** Opening EXERCISE MATERIAL block **

+            stage(sub + (NS - 1) * ranges, (i + NS - 1) % NS);
+            request(sub + ranges, set ^ 1);
+            const unsigned char* at = ring + (i % NS) * SUB_BYTES;
+#pragma unroll
+            for (int ct = 0; ct < CT; ++ct) {
+                f32x4 acc[RT1];
+#pragma unroll
+                for (int rt = 0; rt < RT1; ++rt) acc[rt] = f32x4{0.f, 0.f, 0.f, 0.f};
+#pragma unroll
+                for (int ks = 0; ks < KS1; ++ks) {
+                    const bf16x8 pf = *reinterpret_cast<const bf16x8*>(at + bbase[ct] + (bsw[ct] ^ (ks * 64)));
+#pragma unroll
+                    for (int rt = 0; rt < RT1; ++rt)
+                        acc[rt] = __builtin_amdgcn_mfma_f32_16x16x32_bf16(w1[rt][ks], pf, acc[rt], 0, 0, 0);
+                }
+                const int px = ct * 16 + fr;
+#pragma unroll
+                for (int rt = 0; rt < RT1; ++rt) {
+                    const f32x4 bv = *reinterpret_cast<const f32x4*>(sb1 + rt * 16 + fq * 4);
+                    bf16x4 o;
+#pragma unroll
+                    for (int r = 0; r < 4; ++r) o[r] = (short)f32_to_bf16(acc[rt][r] + bv[r]);
+                    const int sl = (kc1 >> 3) + rt * 2 + (fq >> 1);
+                    *reinterpret_cast<bf16x4*>(tt + px * (C4 * 2) + ((sl ^ (px & 15)) << 4) + (fq & 1) * 8) = o;
+                }
+            }
+            asm volatile("" ::: "memory");
+            OADG_VMCNT(S + G + R);
+            if (BWD) {
+#pragma unroll
+                for (int jj = 0; jj < NP1; ++jj) asm volatile("" : "+v"(mb1[set][jj]));
+                asm volatile("" : "+v"(mb2[set]));
+            }
+#pragma unroll
+            for (int jj = 0; jj < NP1; ++jj) {
+                const int px = ppx + 8 * jj;
+                unsigned char* tp = tt + px * (C4 * 2) + ((((kc1 >> 3) + psl) ^ (px & 15)) << 4);
+                bf16x8 v = *reinterpret_cast<const bf16x8*>(tp);
+                const bf16x8 rv = *reinterpret_cast<const bf16x8*>(rres + set * T_BYTES + jj * 1024 + lane * 16);
+                const size_t off = (size_t)sub * sub_stride1 + jj * row8 + lane_off1;
+                v = finish_piece<true>(a1, v, rv, z8, cs1, BWD ? mb1[set][jj] : 0xffu, off);
+                asm volatile("global_store_dwordx4 %0, %1, off" ::"v"(a1.y + off), "v"(v) : "memory");
+                *reinterpret_cast<bf16x8*>(tp) = v;
+            }
+            asm volatile("s_waitcnt lgkmcnt(0)\n\ts_barrier" ::: "memory");
+            f32x4 acc2[CT];
+#pragma unroll
+            for (int ct = 0; ct < CT; ++ct) acc2[ct] = f32x4{0.f, 0.f, 0.f, 0.f};
+#pragma unroll
+            for (int ks = 0; ks < KS2; ++ks) {
+                bf16x8 pf[CT];
+#pragma unroll
+                for (int ct = 0; ct < CT; ++ct)
+                    pf[ct] = *reinterpret_cast<const bf16x8*>(tt + tbase[ct] + (bsw[ct] ^ (ks * 64)));
+#pragma unroll
+                for (int ct = 0; ct < CT; ++ct)
+                    acc2[ct] = __builtin_amdgcn_mfma_f32_16x16x32_bf16(w2[ks], pf[ct], acc2[ct], 0, 0, 0);
+            }
+            {
+                const f32x4 bv = *reinterpret_cast<const f32x4*>(sb2 + fq * 4);
+#pragma unroll
+                for (int ct = 0; ct < CT; ++ct) {
+                    bf16x4 o;
+#pragma unroll
+                    for (int r = 0; r < 4; ++r) {
+                        float v = acc2[ct][r] + bv[r];
+                        if (a2.relu) v = fmaxf(v, 0.f);
+                        o[r] = (short)f32_to_bf16(v);
+                    }
+                    *reinterpret_cast<bf16x4*>(stg2 + (ct * 16 + fr) * STG2_STRIDE + fq * 8) = o;
+                }
+            }
+            asm volatile("" ::: "memory");
+            {
+                bf16x8 v = *reinterpret_cast<const bf16x8*>(stg2 + qpx * STG2_STRIDE + qsl * 16);
+                const size_t off = (size_t)sub * sub_stride2 + lane_off2;
+                v = finish_piece<BWD>(a2, v, z8, z8, cs2, BWD ? mb2[set] : 0xffu, off);
+                asm volatile("global_store_dwordx4 %0, %1, off" ::"v"(a2.y + off), "v"(v) : "memory");
+            }
+        };
+        OADG_VMCNT(0);
+        for (int i = 0; i < n_it; i += 2) {
+            body(i, std::integral_constant<int, 0>{});
+            if (i + 1 < n_it) body(i + 1, std::integral_constant<int, 1>{});
+        }
+    }
+    if (a1.colsum) {
+#pragma unroll
+        for (int e = 0; e < 8; ++e) {
+            float t = cs1[e];
+#pragma unroll
+            for (int sh = 8; sh < 64; sh <<= 1) t += __shfl_xor(t, sh, 64);
+            cs1[e] = t;
+        }
+        if (lane < 8) {
+#pragma unroll
+            for (int e = 0; e < 8; ++e) a1.colsum[(size_t)range * C4 + kc1 + lane * 8 + e] = cs1[e];
+        }
+    }
+    if (a2.colsum) {
+#pragma unroll
+        for (int e = 0; e < 8; ++e) {
+            float t = cs2[e];
+#pragma unroll
+            for (int sh = 2; sh < 32; sh <<= 1) t += __shfl_xor(t, sh, 64);
+            cs2[e] = t;
+        }
+        if ((lane & 31) < 2) {
+#pragma unroll
+            for (int e = 0; e < 8; ++e) a2.colsum[(size_t)(2 * range + (lane >> 5)) * C + kc2 + (lane & 1) * 8 + e] = cs2[e];
+        }
+    }
+}
+
+bool pw_pair_ok(long M, int C) {
+    return C == 128 && pw_stream_ranges(M, C, 4 * C, 1, 1, 1, 0) == PwPairGeo<128>::RANGES &&
+           pw_stream_ranges(M, 4 * C, C, 1, 1, 1, 0) == 2 * PwPairGeo<128>::RANGES;
+}
+
+template <int C, bool BWD>
+int launch_pw_pair(const ConvArgs& a1, const ConvArgs& a2, hipStream_t st) {
+    using Geo = PwPairGeo<C>;
+    static bool attr = false;
+    if (!attr) {
+        hipError_t e = hipFuncSetAttribute((const void*)conv_pw_stream_pair_kernel<C, BWD>,
+                                           hipFuncAttributeMaxDynamicSharedMemorySize, Geo::LDS);
+        if (e != hipSuccess) return (int)e;
+        attr = true;
+    }
+    hipLaunchKernelGGL((conv_pw_stream_pair_kernel<C, BWD>), dim3(Geo::RANGES), dim3(512), Geo::LDS, st, a1, a2);
     return OADG_OK;
 }
 
@@ -967,6 +1197,33 @@
                                         float* colsum_part, const void* mask_bits, void* relu_bits_out, void* stream) {
     return conv_launch(x, w, bias, residual, y, zeros16, N, H, W, C, K, R, S, stride, pad, dil, relu, variant, stream,
                        mask, colsum_part, nullptr, mask_bits, relu_bits_out);
+}
+
+extern "C" int oadg_conv_pw_pair_ok(long M, int C) { return pw_pair_ok(M, C) ? 1 : 0; }
+
+extern "C" int oadg_conv_pw_pair_nhwc_bf16(const void* x, const void* w1, const float* b1, const void* res, void* t,
+                                           const void* t_bits_in, void* t_bits_out, float* t_colsum, const void* w2,
+                                           const float* b2, void* y, const void* y_bits_in, void* y_bits_out,
+                                           float* y_colsum, const void* zeros16, long M, int C, int bwd, void* stream) {
+    if (!x || !w1 || !res || !t || !w2 || !y || !zeros16 || !pw_pair_ok(M, C)) return OADG_EARG;
+    if (bwd ? (!t_bits_in || !y_bits_in || t_bits_out || y_bits_out)
+            : (!t_bits_out || !y_bits_out || t_bits_in || y_bits_in || t_colsum || y_colsum))
+        return OADG_EARG;
+    ConvArgs a1 = {}, a2 = {};
+    a1.x = (const unsigned short*)x; a1.w = (const unsigned short*)w1; a1.bias = b1; a1.res = (const unsigned short*)res;
+    a1.y = (unsigned short*)t; a1.zeros = (const unsigned short*)zeros16; a1.bits_in = (const unsigned char*)t_bits_in;
+    a1.bits_out = (unsigned char*)t_bits_out; a1.colsum = t_colsum;
+    a1.N = 1; a1.H = 1; a1.W = (int)std::min(M, 0x7fffffffL); a1.C = C; a1.K = 4 * C; a1.R = a1.S = 1; a1.stride = a1.dil = 1;
+    a1.relu = bwd ? 0 : 1; a1.M = M;
+    a2 = a1;
+    a2.x = nullptr; a2.w = (const unsigned short*)w2; a2.bias = b2; a2.res = nullptr; a2.y = (unsigned short*)y;
+    a2.bits_in = (const unsigned char*)y_bits_in; a2.bits_out = (unsigned char*)y_bits_out; a2.colsum = y_colsum;
+    a2.C = 4 * C; a2.K = C;
+    const int rc = bwd ? launch_pw_pair<128, true>(a1, a2, (hipStream_t)stream)
+                       : launch_pw_pair<128, false>(a1, a2, (hipStream_t)stream);
+    if (rc != OADG_OK) return rc;
+    OADG_LAUNCH_CHECK();
+    return OADG_OK;
 }
 
 extern "C" int oadg_conv2d_nhwc_bf16_scatter(const void* x, const void* w, const float* bias, const void* residual,
diff --git a/oa-dg_amd/hip_conv.py b/oa-dg_amd/hip_conv.py
--- a/oa-dg_amd/hip_conv.py
+++ b/oa-dg_amd/hip_conv.py
@@ -877,6 +877,34 @@
     return N * K * ((H + 2 * pad - dil * (R - 1) - 1) // stride + 1) * ((W + 2 * pad - dil * (S - 1) - 1) // stride + 1)
 
 
+def _note_use(wf, x16, y):
+    wtok = getattr(wf, '_oadg_wtoken', None)
+    if wtok is not None:
+        wtok.uses += 1
+        ent = wtok.entry
+        if ent is not None and DEFER_WGRAD and SHARED_GROUP:
+            K_, C_, R_, S_ = wf.shape
+            work = wgrad_work(y.shape[0], y.shape[2], y.shape[3], C_, K_, R_, S_)
+            if ent.expect_step != _STEP:
+                ent.expect_step, ent.expect_jobs, ent.shared = _STEP, 0, []
+            if wtok.deferrable and 0 < work < WGRAD_SMALL and C_ * R_ * S_ <= 36000 and x16.numel() < 2 ** 32 and \
+                    _hip_wgrad(K_, C_, R_, y.shape[0] * y.shape[2] * y.shape[3]):
+                ent.expect_jobs += 1
+    return wtok
+
+
+def _weight_grad(wtok, x16, gy, wf, stride, pad, dil):
+    K, C, R, S = wf.shape
+    work = wgrad_work(gy.shape[0], gy.shape[2], gy.shape[3], C, K, R, S) if DEFER_WGRAD else 0
+    if wtok is not None and wtok.uses == 1 and wtok.deferrable and 0 < work < WGRAD_SMALL and C * R * S <= 36000:
+        wtok.parts = _WgradJob(x16, gy, K, R, S, stride, pad, dil)
+        return _dummy_grad(wf)
+    if wtok is not None and wtok.uses == 1 and C * R * S * 4 <= 12000:
+        wtok.parts = conv_wgrad_parts(x16, gy, K, R, S, stride, pad, dil)
+        return _dummy_grad(wf)
+    return conv_wgrad(x16, gy, K, R, S, stride, pad, dil)
+
+
 class _Conv2dMFMA(torch.autograd.Function):
 
     @staticmethod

** Closing EXERCISE MATERIAL block **

EXERCISE DETAILS -> Find the word "parts" in the entries, and copy every line it shows up in.

RESPONSE ->
+        wtok.parts = _WgradJob(x16, gy, K, R, S, stride, pad, dil)
+        wtok.parts = conv_wgrad_parts(x16, gy, K, R, S, stride, pad, dil)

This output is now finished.